I usually grill once a week- but fish never makes an appearance on grill night! I wasn’t sure how I would feel about skipping our weekly grilled chicken, but let’s just say, I think I’ll be doing it again. This dish is beautiful, simple to prepare, and filled with good-for-you-food. Let’s grill!
As I don’t have a pareve BBQ grill, I need to use a grill pan when I want to grill fish. If you can grill it outside, though, do it! It’s more convenient to have all of your dinner components grilling in the same place. Having said that, this was one of my family’s favorite salmon recipes ever- so don’t skip it because you need to use a grill pan!
Season each salmon filet with one teasooon olive oil and one teaspoon seasoning.
Grill each fillet for about four minutes total. For my first batch, I flipped each fillet after about three minutes of cooking and then cooked for an additional minute or so. For my second batch, the pan is much hotter and already charred, so the bottom of the fish can get burnt more quickly-therefore, I flip at about two minutes.
While the salmon is grilling, whisk together the red wine vinegar, honey, and mustard. Immediately after it is grilled, use a pastry brush to glaze both sides of the fish. You can glaze the salmon a few times before serving, but once is fine too.
Keep in mind that if your fish is at all frozen, it will not grill as quickly or evenly- I highly recommend waiting until it is completely thawed to grill. If it is not thawed, I would recommend grilling until the outside is crispy and then baking, covered, until the fish is cooked through.
Drizzle all vegetables with olive oil, and season with freshly ground garlic salt.

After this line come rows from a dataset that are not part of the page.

# finmath/finmath-lib-cuda-extensions

Measured on AMD Instinct MI355X. Metric: Monte-Carlo path-ops/sec (fused RandomVariable stream), higher is better.
Workload: dtype f32

## Files before the change

### finmath-lib-cuda-extensions_amd/host/lmm.hpp

```cpp
#pragma once
#include <algorithm>
#include <chrono>
#include <cmath>
#include <cstdio>
#include <atomic>
#include <thread>
#include <cstdlib>
#include <functional>
#include <string>
#include <vector>

#include "random_variable.hpp"

namespace fmhost { namespace lmm {


inline const std::vector<double>& atmNormalVolatilities() {
    static const std::vector<double> v = {
        0.00151, 0.00169, 0.0021, 0.00248, 0.00291, 0.00329, 0.00365, 0.004, 0.00437, 0.00466, 0.00527, 0.00571,
        0.00604, 0.00625, 0.0016, 0.00174, 0.00217, 0.00264, 0.00314, 0.00355, 0.00398, 0.00433, 0.00469,
        0.00493, 0.00569, 0.00607, 0.00627, 0.00645, 0.00182, 0.00204, 0.00238, 0.00286, 0.00339, 0.00384,
        0.00424, 0.00456, 0.00488, 0.0052, 0.0059, 0.00623, 0.0064, 0.00654, 0.00205, 0.00235, 0.00272, 0.0032,
        0.00368, 0.00406, 0.00447, 0.00484, 0.00515, 0.00544, 0.00602, 0.00629, 0.0064, 0.00646, 0.00279,
        0.00319, 0.0036, 0.00396, 0.00436, 0.00469, 0.00503, 0.0053, 0.00557, 0.00582, 0.00616, 0.00628,
        0.00638, 0.00641, 0.00379, 0.00406, 0.00439, 0.00472, 0.00504, 0.00532, 0.0056, 0.00582, 0.00602,
        0.00617, 0.0063, 0.00636, 0.00638, 0.00639, 0.00471, 0.00489, 0.00511, 0.00539, 0.00563, 0.00583, 0.006,
        0.00618, 0.0063, 0.00644, 0.00641, 0.00638, 0.00635, 0.00634, 0.00544, 0.00557, 0.00572, 0.00591,
        0.00604, 0.00617, 0.0063, 0.00641, 0.00651, 0.00661, 0.00645, 0.00634, 0.00627, 0.00624, 0.00625,
        0.00632, 0.00638, 0.00644, 0.0065, 0.00655, 0.00661, 0.00667, 0.00672, 0.00673, 0.00634, 0.00614,
        0.00599, 0.00593, 0.00664, 0.00671, 0.00675, 0.00676, 0.00676, 0.00675, 0.00676, 0.00674, 0.00672,
        0.00669, 0.00616, 0.00586, 0.00569, 0.00558, 0.00647, 0.00651, 0.00651, 0.00651, 0.00652, 0.00649,
        0.00645, 0.0064, 0.00637, 0.00631, 0.00576, 0.00534, 0.00512, 0.00495, 0.00615, 0.0062, 0.00618,
        0.00613, 0.0061, 0.00607, 0.00602, 0.00596, 0.00591, 0.00586, 0.00536, 0.00491, 0.00469, 0.0045,
        0.00578, 0.00583, 0.00579, 0.00574, 0.00567, 0.00562, 0.00556, 0.00549, 0.00545, 0.00538, 0.00493,
        0.00453, 0.00435, 0.0042, 0.00542, 0.00547, 0.00539, 0.00532, 0.00522, 0.00516, 0.0051, 0.00504, 0.005,
        0.00495, 0.00454, 0.00418, 0.00404, 0.00394 };
    return v;
}
inline const std::vector<double>& atmExpiryYears() { static const std::vector<double> v = { 1.0 / 12, 0.25, 0.5, 1, 2, 3, 4, 5, 7, 10, 15, 20, 25, 30 }; return v; }
inline const std::vector<double>& atmTenorYears()  { static const std::vector<double> v = { 1, 2, 3, 4, 5, 6, 7, 8, 9, 10, 15, 20, 25, 30 }; return v; }

struct DiscountCurve {
    std::vector<double> t{ 0.0 }, logdf{ 0.0 };
    double df(double time) const {
        if (time <= 0.0) return 1.0;
        if (time >= t.back()) return std::exp(logdf.back());
        const size_t k = (size_t)(std::upper_bound(t.begin(), t.end(), time) - t.begin());
        const double w = (time - t[k - 1]) / (t[k] - t[k - 1]);
        return std::exp(logdf[k - 1] + w * (logdf[k] - logdf[k - 1]));
    }
    double forward(double fixing, double period) const { return (df(fixing) / df(fixing + period) - 1.0) / period; }
    static DiscountCurve bootstrap() {
        const double maturities[] = { 0.5, 1, 2, 3, 4, 5, 6, 7, 8, 9, 10, 11, 12, 15, 20, 25, 30, 35, 40, 45, 50 };
        const double rates[] = { -0.00216, -0.00208, -0.00222, -0.00216, -0.0019, -0.0014, -0.00072, 0.00011, 0.00103, 0.00196, 0.00285,
                                 0.00367, 0.0044, 0.00604, 0.00733, 0.00767, 0.00773, 0.00765, 0.00752, 0.007138, 0.007 };
        DiscountCurve c;
        for (int i = 0; i < 21; ++i) {
            const double M = maturities[i], r = rates[i];
            c.t.push_back(M); c.logdf.push_back(c.logdf.back());
            auto swapValue = [&](double ld) {
                c.logdf.back() = ld;
                double annuity = 0.0;
                if (M < 1.0) annuity = M * c.df(M);
                else for (double tp = 1.0; tp <= M + 1e-9; tp += 1.0) annuity += c.df(tp);
                return 1.0 - c.df(M) - r * annuity;
            };
            double lo = -3.0, hi = 1.0;
            for (int it = 0; it < 200; ++it) { const double mid = 0.5 * (lo + hi); if (swapValue(mid) > 0) lo = mid; else hi = mid; }
            c.logdf.back() = 0.5 * (lo + hi);
        }
        return c;
    }
};

struct Swaption {
    double exercise = 0; int numberOfPeriods = 0; double swapPeriodLength = 0.5;
    std::vector<double> swapTenor; double swaprate = 0, targetVolatility = 0, annuity = 0;
};

struct Market {
    DiscountCurve curve = DiscountCurve::bootstrap();
    double lastTime = 40.0, dt = 0.5;
    TimeDiscretization timeDiscretization{ 0.0, 80, 0.5 };
    std::vector<Swaption> swaptions;
    Market() {
        const auto& vols = atmNormalVolatilities();
        for (size_t e = 0; e < atmExpiryYears().size(); ++e)
            for (size_t k = 0; k < atmTenorYears().size(); ++k) {
                const double exercise = std::round(atmExpiryYears()[e] / 0.25) * 0.25, tenor = atmTenorYears()[k];
                if (exercise < 1.0) continue;
                if (exercise + tenor > lastTime + 1e-9) continue;
                Swaption s;
                s.exercise = exercise; s.numberOfPeriods = (int)std::lround(tenor / 0.5);
                for (int p = 0; p <= s.numberOfPeriods; ++p) s.swapTenor.push_back(exercise + p * 0.5);
                double floating = 0.0, annuity = 0.0;
                for (int p = 0; p < s.numberOfPeriods; ++p) {
                    const double d = curve.df(s.swapTenor[p + 1]);
                    floating += curve.forward(s.swapTenor[p], 0.5) * 0.5 * d; annuity += 0.5 * d;
                }
                s.swaprate = floating / annuity; s.annuity = annuity;
                s.targetVolatility = vols[e * atmTenorYears().size() + k];
                swaptions.push_back(std::move(s));
            }
    }
    int numberOfLibors() const { return timeDiscretization.getNumberOfTimeSteps(); }
};

struct VolatilityModel {
    std::vector<double> grid{ 0.0, 1.0, 2.0, 5.0, 10.0, 20.0, 30.0, 40.0 };
    std::vector<double> parameter = std::vector<double>(64, 0.50 / 100);
    int bin(double x) const { int k = 0; while (k < 7 && grid[(size_t)k] < x - 1e-12) ++k; return k; }
    int parameterIndex(double time, double maturity) const { return bin(time) * 8 + bin(maturity - time); }
    double volatility(double time, double maturity) const { return maturity <= time + 1e-12 ? 0.0 : parameter[(size_t)parameterIndex(time, maturity)]; }
    std::vector<int> activeParameters(const Market& m) const {
        std::vector<char> used(64, 0);
        const auto& td = m.timeDiscretization;
        for (int i = 0; i < td.getNumberOfTimeSteps(); ++i)
            for (int j = i + 1; j < m.numberOfLibors(); ++j) used[(size_t)parameterIndex(td.getTime(i), td.getTime(j))] = 1;
        std::vector<int> idx;
        for (int k = 0; k < 64; ++k) if (used[(size_t)k]) idx.push_back(k);
        return idx;
    }
};


struct Simulation {
    std::vector<std::vector<RV>> libor;
    std::vector<RV> numeraire;
};

struct Backend {
    const RandomVariableFactory* factory = nullptr;
    const BrownianMotion* brownianMotion = nullptr;
    std::function<void()> flush = [] {};
    std::function<void(bool)> hold = [](bool) {};
    std::function<long long()> launches = [] { return 0LL; };
    std::function<std::vector<double>(const std::vector<RV>&)> averages = [](const std::vector<RV>& v) {
        std::vector<double> a; for (const RV& x : v) a.push_back(x->getAverage()); return a; };
    std::function<std::function<std::vector<double>()>(const std::vector<RV>&)> averagesAsync;
    bool expectationsRunPending = false;
    std::function<void(const std::vector<RV>&)> valuesNotNeeded;
    int chunk = 7;
    int stepsPerLaunch = 4;
    std::function<std::vector<std::vector<RV>>(const std::vector<RV>& roots, const std::vector<RV>& leafFrom, const std::vector<std::vector<RV>>& leafTo,
                                               const std::vector<std::vector<double>>* scalars)> clone;
    std::function<std::vector<double>(const std::vector<RV>& roots)> recordedScalars;
    int jacobianBatch = 1;
    bool keepAllStates = false;
    int threads = 1;
};

inline std::vector<Simulation> simulateMany(const Market& m, const std::vector<const VolatilityModel*>& vols, const Backend& be, int lastTimeIndex,
                                            const std::vector<char>* keep = nullptr) {
    const auto& td = m.timeDiscretization;
    const int n = m.numberOfLibors();
    const double delta = m.dt;
    const size_t K = vols.size();
    std::vector<Simulation> sims(K);
    for (Simulation& sim : sims) {
        sim.libor.resize((size_t)lastTimeIndex + 1);
        sim.numeraire.resize((size_t)lastTimeIndex + 1);
        sim.libor[0].resize((size_t)n);
        for (int j = 0; j < n; ++j) sim.libor[0][(size_t)j] = be.factory->createRandomVariable(0.0, m.curve.forward(td.getTime(j), delta));
        sim.numeraire[0] = be.factory->createRandomVariable(0.0, 1.0);
    }
    std::vector<RV> factorSum(K);
    const int S = std::max(1, be.stepsPerLaunch);
    static int cloneChecks = 0;
    for (int i0 = 0; i0 < lastTimeIndex;) {
        int i1 = std::min(i0 + S, lastTimeIndex);
        static const bool endAtKept = std::getenv("FMHIP_LMM_GROUPS_END_AT_KEPT") && std::getenv("FMHIP_LMM_GROUPS_END_AT_KEPT")[0] == '1';
        if (keep && endAtKept) for (int s2 = i0 + 1; s2 < i1; ++s2) if ((*keep)[(size_t)s2]) { i1 = s2; break; }
        const bool cloning = K > 1 && S > 1 && keep && be.clone && i0 >= 2;
        const size_t Krec = cloning ? 1 : K;
        if (S > 1) be.hold(true);
        for (int i = i0; i < i1; ++i) {
            const double t = td.getTime(i), dt = td.getTimeStep(i);
            const RV dW = be.brownianMotion->getBrownianIncrement(i, 0);
            for (size_t k = 0; k < Krec; ++k) {
                auto& cur = sims[k].libor[(size_t)i];
                auto& nxt = sims[k].libor[(size_t)i + 1];
                nxt.resize((size_t)n);
                for (int j = 0; j <= i && j < n; ++j) nxt[(size_t)j] = cur[(size_t)j];
                factorSum[k] = nullptr;
            }
            for (int j0 = i + 1; j0 < n; j0 += be.chunk) {
                const int j1 = std::min(n, j0 + be.chunk);
                for (size_t k = 0; k < Krec; ++k) {
                    auto& cur = sims[k].libor[(size_t)i];
                    auto& nxt = sims[k].libor[(size_t)i + 1];
                    for (int j = j0; j < j1; ++j) {
                        const double lambda = vols[k]->volatility(t, td.getTime(j));
                        const RV& L = cur[(size_t)j];
                        const RV transform = be.factory->createRandomVariable(lambda * delta)->discount(L, delta);
                        factorSum[k] = factorSum[k] ? factorSum[k]->add(transform) : transform;
                        const RV drift = factorSum[k]->mult(lambda);
                        nxt[(size_t)j] = L->addProduct(drift, dt)->addProduct(dW, lambda);
                    }
                }
                if (S == 1 && j1 - j0 == be.chunk) be.flush();
            }
            for (size_t k = 0; k < Krec; ++k)
                sims[k].numeraire[(size_t)i + 1] = sims[k].numeraire[(size_t)i]->accrue(sims[k].libor[(size_t)i][(size_t)i], delta);
            for (size_t k = 0; k < Krec; ++k) factorSum[k] = nullptr;
        }
        if (cloning) {
            std::vector<RV> roots, leafFrom;
            for (int j = i0 + 1; j < n; ++j) roots.push_back(sims[0].libor[(size_t)i1][(size_t)j]);
            for (int i = i0; i < i1; ++i) roots.push_back(sims[0].numeraire[(size_t)i + 1]);
            for (int s2 = i0 + 1; s2 < i1; ++s2)
                if (!keep || (*keep)[(size_t)s2]) for (int j = s2; j < n; ++j) roots.push_back(sims[0].libor[(size_t)s2][(size_t)j]);
            for (int j = i0; j < n; ++j) leafFrom.push_back(sims[0].libor[(size_t)i0][(size_t)j]);
            leafFrom.push_back(sims[0].numeraire[(size_t)i0]);
            auto scalarsOf = [&](const VolatilityModel& vol) {
                std::vector<double> sc;
                for (int i = i0; i < i1; ++i) {
                    const double t = td.getTime(i), dt = td.getTimeStep(i);
                    for (int j = i + 1; j < n; ++j) {
                        const double lambda = vol.volatility(t, td.getTime(j));
                        sc.push_back(delta); sc.push_back(1.0); sc.push_back(lambda * delta); sc.push_back(lambda); sc.push_back(dt); sc.push_back(lambda);
                    }
                    sc.push_back(delta);
                }
                return sc;
            };
            if (cloneChecks < 64 && be.recordedScalars) {
                ++cloneChecks;
                if (be.recordedScalars(roots) != scalarsOf(*vols[0])) throw std::runtime_error("lmm: the scalar list of the replicated Euler steps does not match the recording");
            }
            std::vector<std::vector<RV>> leafTo(K - 1);
            std::vector<std::vector<double>> scalars(K - 1);
            for (size_t k = 1; k < K; ++k) {
                for (int j = i0; j < n; ++j) leafTo[k - 1].push_back(sims[k].libor[(size_t)i0][(size_t)j]);
                leafTo[k - 1].push_back(sims[k].numeraire[(size_t)i0]);
                scalars[k - 1] = scalarsOf(*vols[k]);
            }
            const std::vector<std::vector<RV>> copies = be.clone(roots, leafFrom, leafTo, &scalars);
            for (size_t k = 1; k < K; ++k) {
                auto& nxt = sims[k].libor[(size_t)i1];
                nxt.resize((size_t)n);
                for (int j = 0; j <= i0 && j < n; ++j) nxt[(size_t)j] = sims[k].libor[(size_t)i0][(size_t)j];
                size_t r = 0;
                for (int j = i0 + 1; j < n; ++j) nxt[(size_t)j] = copies[k - 1][r++];
                for (int i = i0; i < i1; ++i) sims[k].numeraire[(size_t)i + 1] = copies[k - 1][r++];
                for (int s2 = i0 + 1; s2 < i1; ++s2)
                    if (!keep || (*keep)[(size_t)s2]) { auto& mid = sims[k].libor[(size_t)s2]; mid.resize((size_t)n); for (int j = s2; j < n; ++j) mid[(size_t)j] = copies[k - 1][r++]; }
            }
        }
        if (keep)
            for (int i = i0; i < i1; ++i)
                if (!(*keep)[(size_t)i])
                    for (size_t k = 0; k < K; ++k) { sims[k].libor[(size_t)i].clear(); sims[k].libor[(size_t)i].shrink_to_fit(); }
        if (S > 1) be.hold(false);
        be.flush();
        i0 = i1;
    }
    return sims;
}

inline Simulation simulate(const Market& m, const VolatilityModel& vol, const Backend& be, int lastTimeIndex) {
    return std::move(simulateMany(m, { &vol }, be, lastTimeIndex)[0]);
}

inline RV swaptionValue(const Market& m, const Simulation& sim, const Swaption& s) {
    const auto& td = m.timeDiscretization;
    const int exerciseIndex = td.getTimeIndex(s.exercise);
    RV value;
    for (int p = s.numberOfPeriods - 1; p >= 0; --p) {
        const int j = td.getTimeIndex(s.swapTenor[(size_t)p]);
        const RV& libor = sim.libor[(size_t)exerciseIndex][(size_t)j];
        const RV payoff = libor->sub(s.swaprate)->mult(s.swapPeriodLength);
        value = (value ? value->add(payoff) : payoff)->discount(libor, s.swapPeriodLength);
    }
    return value->floor(0.0)->div(sim.numeraire[(size_t)exerciseIndex]);
}
inline double bachelierAtmImpliedVolatility(double optionValue, double optionMaturity, double annuity) {
    return optionValue * std::sqrt(2.0 * 3.14159265358979323846) / (annuity * std::sqrt(optionMaturity));
}
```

Wrap the sweet potatoes, onion, and garlic in silver foil and place them on the top shelf of your grill about one hour before you begin grilling your other veggies. Take them off once they are soft to the touch- they should take about one and a half to two hours, depending on how hot your grill is. Flip them halfway to avoid burning. If you don’t have enough room for them all, you can just put the sweet potatoes up on your shelf in advance and grill the onion and garlic in silver foil over direct heat as you grill your other veggies.
For the peppers, grill about two to three minutes per side, flipping once charred.
For the zucchini, grill about 10 minutes total, flipping once charred.
For the tomatoes, grill about three minutes, or until slightly charred and soft.
For the corn, grill about 15 minutes, continuously turning to prevent burning.
For the plums, grill about three minutes on the first side, then one minute on the second side.
For the peaches, grill about four minutes on the first side, then two minutes on the second side.
For the lemons, grill, cut side down, until charred, about six minutes.
If you’d like to get a little fancy, roll some of the corn in a mixture of teriyaki sauce and honey, then in sesame seeds. I love how this adds another dimension to the grill board, and you can feel free to experiment with other combinations as well. Honey+mustard+pretzel crumbs sounds good to me!
Start from the outer layer of your dish, and arrange your vegetables in a circular motion until you reach the center. You can leave some space empty, because your salmon will be there to cover it. Leave the tomatoes until the end, as those will be used for garnish.
Arrange your salmon on top of the bed of fruits and vegetables, and then garnish with the grilled tomatoes and lemons. I took the tomatoes off of one of my vines and left them on one- but feel free to get creative and do whatever you feel looks best. You can definitely grill other vegetables if you’d like- large tomatoes, carrots, yellow squash, and pineapple would be delicious grilled, too!